As temperature rises, each isotopolog has a significant blue shift for the domain peak υ _⊥ , while the shoulder υ _|| shows no frequency shift. The simulated 2DIR spectra for each isotopologue are demonstrated in Fig. 2(b) . The signal of the unlabeled Trpzip2 shows a “Z”-shaped feature, consistent with the experiments, ^{[ 48 ]} which has been assigned as the feature of the β -hairpin. The 1635 cm ⁻¹ peak at 285 K blue-shifts to 1642 cm ⁻¹ at 350 K. The shoulder at 1660 cm ⁻¹ does not change as temperature increases, while the signal contour becomes more homogeneously broadened. Overall, the simulated temperature dependence of isotope-labeled FTIR and 2DIR spectroscopic features resembles the experimental observations. ^{[ 38 , 48 ]}

The temperature-dependent intensities of the isotope-labeled peaks are presented in Figs. 2(c) and 2(d) . The temperature-dependent intensity of each isotopolog in the linear absorption spectra presents significant and site-specific changes below 315 K, while above that a fairly concerted change is observed. This trend is more clearly observed for the intensity of isotope-shifted peaks in 2DIR spectra. ^{[ 38 ]} A similar phenomenon is also experimentally observed with the concerted change starting at 326 K; ^{[ 48 ]} the temperature difference between experiment and simulation should be consistent with the deviation between melting points observed in the other. The change of local environments can be considered as an incentive to the changes of peak intensity. A collective conformational change at higher temperatures, similar to the stability analysis of the backbone hydrogen bond, was concluded by the concerted intensity variations for all isotope-labeled peaks after 315 K. ^{[ 38 ]}

Value of ellipticity reflects the environment fluctuation around the amide-I mode. Ellipticity of a peak in the 2DIR spectra can be calculated as E = ( σ ² − Γ ² )/( σ ² + Γ ² ), ^{[ 85 , 86 ]} in which the diagonal line-width σ reflects inhomogeneous broadening, and the antidiagonal width Γ reflects the homogeneous broadening. Temperature-dependent ellipticities of the isotope-shifted peaks in the 2DIR spectra of different isotopologs were demonstrated in Fig. 3 . A clear drop in ellipticity is observed for the isotopologs of mid-strand mode related peaks Mid-D and Mid-3, which indicates that the mid-strand mode becomes more homogeneously broadened as temperature increases. The peaks related to the ellipticities of the turn modes such as K8 and Turn-5, however, do not show significant changes with increasing temperature.

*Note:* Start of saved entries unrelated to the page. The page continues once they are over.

+    a.parent = near ? near->parent : nullptr; a.is_root = near ? near->is_root : nullptr; a.cosine_score = near ? near->cosine : 1; a.near_rows = near ? near->rows : 0;
+    return a;
+}
 void resolve_splits(const float *part_v, const int32_t *part_i, int n_parts, int32_t *best_idx, float *best_score, bool oblivious, int n_nodes, const int32_t *ref_to_internal, const int32_t *cand_slot,
                     const FeatureSlot *slots, const int64_t *hist_local, const int64_t *hist_global, int Fp, int NB, int D,
                     NodeSplit *out, int64_t *counts4, int max_front, const int32_t *seg_start, int32_t *cursors, const uint32_t *thr_keys,
                     int B, hipStream_t s, void *pub, uint32_t *pub_flag, uint32_t pub_seq, unsigned *pub_done, const int64_t *hist_prev,
                     const int32_t *sub_par, const int32_t *sub_sib, const NearDetect *near) {
-    hipLaunchKernelGGL(k_resolve_splits, dim3(n_nodes), dim3(64), 0, s, part_v, part_i, n_parts, best_idx, best_score, oblivious ? 1 : 0,
-                       ref_to_internal, cand_slot, slots, hist_local, hist_global, Fp, NB, D, out, counts4, max_front, seg_start, cursors, thr_keys, B,
-                       static_cast<char *>(pub), pub_flag, pub_seq, pub_done, hist_prev, sub_par, sub_sib,
-                       near ? near->part_s : nullptr, near ? near->part_n : nullptr, near ? near->rel : 0.0f, near ? near->parent : nullptr, near ? near->is_root : nullptr, near ? near->cosine : 1, near ? near->rows : 0);
+    const ResolveArgs a = resolve_args(part_v, part_i, n_parts, best_idx, best_score, oblivious, ref_to_internal, cand_slot, slots, hist_local, hist_global, Fp, NB, D, out, counts4,
+                                       max_front, seg_start, cursors, thr_keys, B, pub, pub_flag, pub_seq, pub_done, hist_prev, sub_par, sub_sib, near);
+    hipLaunchKernelGGL(k_resolve_splits, dim3(n_nodes), dim3(64), 0, s, a);
+}
+bool argmax_resolve_supported(int n_nodes) { return n_nodes <= kResolveNodes; }
+void argmax_resolve(const float *scores, int n_nodes, int n_cand, const float *w, const int32_t *ref, float *part_v, int32_t *part_i, float *part_s, unsigned *ticket,
+                    int32_t *best_idx, float *best_score, const int32_t *ref_to_internal, const int32_t *cand_slot,
+                    const FeatureSlot *slots, const int64_t *hist_local, int Fp, int NB, int D,
+                    NodeSplit *out, int64_t *counts4, int max_front, const int32_t *seg_start, int32_t *cursors, const uint32_t *thr_keys,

To further analyze the molecular origins of ellipticity differences, we analyze the static frequency distributions and time correlation functions of isotope-shifted frequencies for Mid-3 and Turn- 5. The time correlation function of Mid-3 decays faster with increasing temperature (118 fs vs 130 fs), while the time correlation function of Turn-5 decays at the same rate as the temperature rises; these should lead to the ellipticity drop. The static frequency distributions for both Mid-3 and Turn-5, however, show a small change as temperature increases. Similar to experimental observations, the intensities and ellipticities of the isotope-shifted peaks related to the mid-strand modes (Mid-3, Mid-D) show stronger temperature dependence compared with the turn modes, K8 and Turn-5; this suggests that Trpzip2 follows the “hydrogen-bonded centric” folding mechanism.

Fig. 3.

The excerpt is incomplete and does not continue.